What I was most struck by in this dark portrait of incarceration in our country were the prison faces. The youngish ones newly arrived inside, twitchy and all-eyes while trying to be invisible. "Makes me a natural target," as one of them says. Already counting the days till he gets out, if he's lucky enough to survive. The old timers rock hard with their hooded eyes and prison shuffle down to a T. Like Albert, a Crips capo draped in tattoos, who stares into the camera and says, "I'm a big observer. I like to target them." When Albert eyeballs you and matter-of-factly mutters about some uncooperative newbie ("I choke him for ten or twelve seconds. He'll come around"), you think probably so. But all the while you're wondering how come this guy is giving such damning testimony against himself. The same thing I wondered when I first read Chaucer's Pardoner's Prologue. How come this guy is telling me (not to mention his fellow pilgrims) what a crook-fraud-hypocrite he really is?
The most astonishing scene in Prison Nation? Actually, it's not the riots, the bloodstained fecal-smeared cells, the warden's wall full of homemade fetishly-gleaming shanks confiscated from inmates with a grudge. For me, it was Albert agreeing to meet with the family of their son's killer who wanted to forgive him. And when they do meet, Albert, who earlier had told us "I can't have no conscience in the streets. It'd get me killed," now says after seeing them: "I felt my knees were going to buckle. I felt like I was going to melt." Although I'd no more trust him than I would the Pardoner, for one brief moment there I did.

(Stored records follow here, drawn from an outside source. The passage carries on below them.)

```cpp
#define PE_SPHERE_NOUT 8
int64_t pe_sphere_workspace_bytes(int64_t n_atoms);
int pe_sphere_union_warp_cycles(unsigned long long *out5);
int pe_sphere_sums(const pe_geom *g, const float *d_rho, int32_t n_atoms, const double *d_xyz,
                   const float *d_radius, int32_t n_groups, const int32_t *d_group_start, float cut_pos,
                   float cut_neg, double *d_out, void *d_ws, void *stream);
int pe_sphere_sums_atoms_and_groups(const pe_geom *g, const float *d_rho, int32_t n_atoms, const double *d_xyz,
                                    const float *d_atom_radius, float max_atom_radius, const float *d_group_radius,
                                    int32_t n_groups, const int32_t *d_group_start, float cut_pos, float cut_neg,
                                    double *d_out_atoms, double *d_out_groups, void *d_ws, void *stream);

typedef struct pe_sums_map {
    pe_geom geom;
    const float *d_rho;
    float cut_pos;
    float cut_neg;
} pe_sums_map;
int64_t pe_batch_sphere_sums_workspace_bytes(int64_t n_atoms);
int pe_batch_sphere_sums(int32_t n_maps, const pe_sums_map *d_maps, int32_t n_atoms, const double *d_xyz, const float *d_radius,
                         int32_t n_groups, const int32_t *d_group_map, const int32_t *d_group_start, const int32_t *d_atom_start,
                         double *d_out, void *d_ws, void *stream);

int pe_sphere_count(const pe_geom *g, const float *d_rho, int32_t n_atoms, const double *d_xyz,
                    const float *d_radius, float cutoff, int32_t *d_count, int32_t *d_box, void *stream);
int pe_sphere_fill(const pe_geom *g, const float *d_rho, int32_t n_atoms, const double *d_xyz,
                   const float *d_radius, float cutoff, const int64_t *d_offset, int32_t max_box_voxels,
                   int32_t *d_index, float *d_value, int32_t *d_label, void *stream);

int64_t pe_blob_workspace_bytes(const pe_geom *g, int64_t cap_voxels);
int pe_blob_stage_times(unsigned long long *out12);
int pe_blob_label(const pe_geom *g, const float *d_rho, float cut_pos, float cut_neg, int64_t cap_voxels,
                  int64_t cap_blobs, int64_t *d_counts, uint32_t *d_key, float *d_value, int32_t *d_label,
                  double *d_stats, void *d_ws, void *stream);

int64_t pe_slab_exchange_bytes(int64_t cap_blobs, int64_t cap_plane);
int64_t pe_slab_workspace_bytes(int32_t world, int64_t cap_blobs, int32_t u0, int32_t u1);
int pe_slab_boundary(const pe_geom *g_slab, int32_t u2_whole, int32_t s0, int32_t last_is_cut, const int64_t *d_counts,
                     int64_t cap_voxels, const uint32_t *d_key, const int32_t *d_label, int64_t cap_blobs, int64_t cap_plane,
                     void *d_exchange, void *d_ws, void *stream);
int pe_slab_merge(int32_t world, int32_t rank, const void *d_gathered, int64_t cap_blobs, int64_t cap_plane, int32_t u0,
                  int32_t u1, int32_t *d_new_number, int64_t *d_n_merged, void *d_ws, void *stream);
int pe_slab_relabel(const pe_geom *g_whole, int32_t u2_slab, int32_t s0, const int64_t *d_counts, int64_t cap_voxels,
                    const uint32_t *d_key, const float *d_value, int32_t *d_label, int64_t cap_blobs,
                    const int32_t *d_new_number, const int64_t *d_n_merged, int64_t cap_merged, double *d_stats, void *d_ws,
                    void *stream);
int pe_slab_status(const void *d_ws, void *stream, int32_t *bad);

int64_t pe_cluster_workspace_bytes(int64_t n);
int pe_cluster_crs(int64_t n, const int32_t *d_crs, int32_t *d_label, int64_t *d_nclusters, void *d_ws,
                   void *stream);
int pe_cluster_crs_grouped(int64_t n, const int32_t *d_crs, const int32_t *d_group, int32_t *d_label,
                           uint8_t *d_first, int64_t *d_nclusters, void *d_ws, void *stream);

int pe_crs_stats(const pe_geom *g, const float *d_rho, int64_t n, const int32_t *d_crs, const int32_t *d_label,
                 const uint8_t *d_take, int64_t n_clusters, double *d_stats, void *stream);

int pe_pair_metrics(const pe_geom *g, const float *d_rho_fo, const float *d_rho_diff, int64_t n, const int32_t *d_crs,
                    const int32_t *d_label, const uint8_t *d_take, int64_t n_groups, double *d_out, void *stream);

typedef struct pe_pair_map {
    pe_geom geom;
    const float *d_fo;
    const float *d_diff;
} pe_pair_map;
int64_t pe_pair_union_workspace_bytes(int32_t n_atoms);
int pe_pair_union_metrics(int32_t n_maps, const pe_pair_map *d_maps, int32_t n_groups, const int32_t *d_group_map,
                          const int32_t *d_group_start, const double *d_xyz, const float *d_radius, double *d_out, void *d_ws,
                          void *stream);

int64_t pe_overlap_workspace_bytes(int64_t n, int64_t cap_pairs);
int pe_overlap_pairs(int64_t n, const int32_t *d_crs, const int32_t *d_owner, const int32_t *d_group,
                     int64_t cap_pairs, int64_t *d_npairs, int32_t *d_pairs, void *d_ws, void *stream);
// ... 38 lines not shown
```

### pdb_eda_b200/_lib.py

```python
import ctypes
import os
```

US prisons, dope-ridden, dangerously overcrowded and ready to explode, are clearly a dysfunctional system. The amazing fact is that all of the many heads of correctional departments interviewed for this provocative documentary agree that it is. But we get what we pay for according to Michael Jacobson, a former Commissioner of Corrections in New York, who warns that many inmates come out of prison much worse than they went in. Well honestly, ladies and gentlemen of the jury, can't we do better?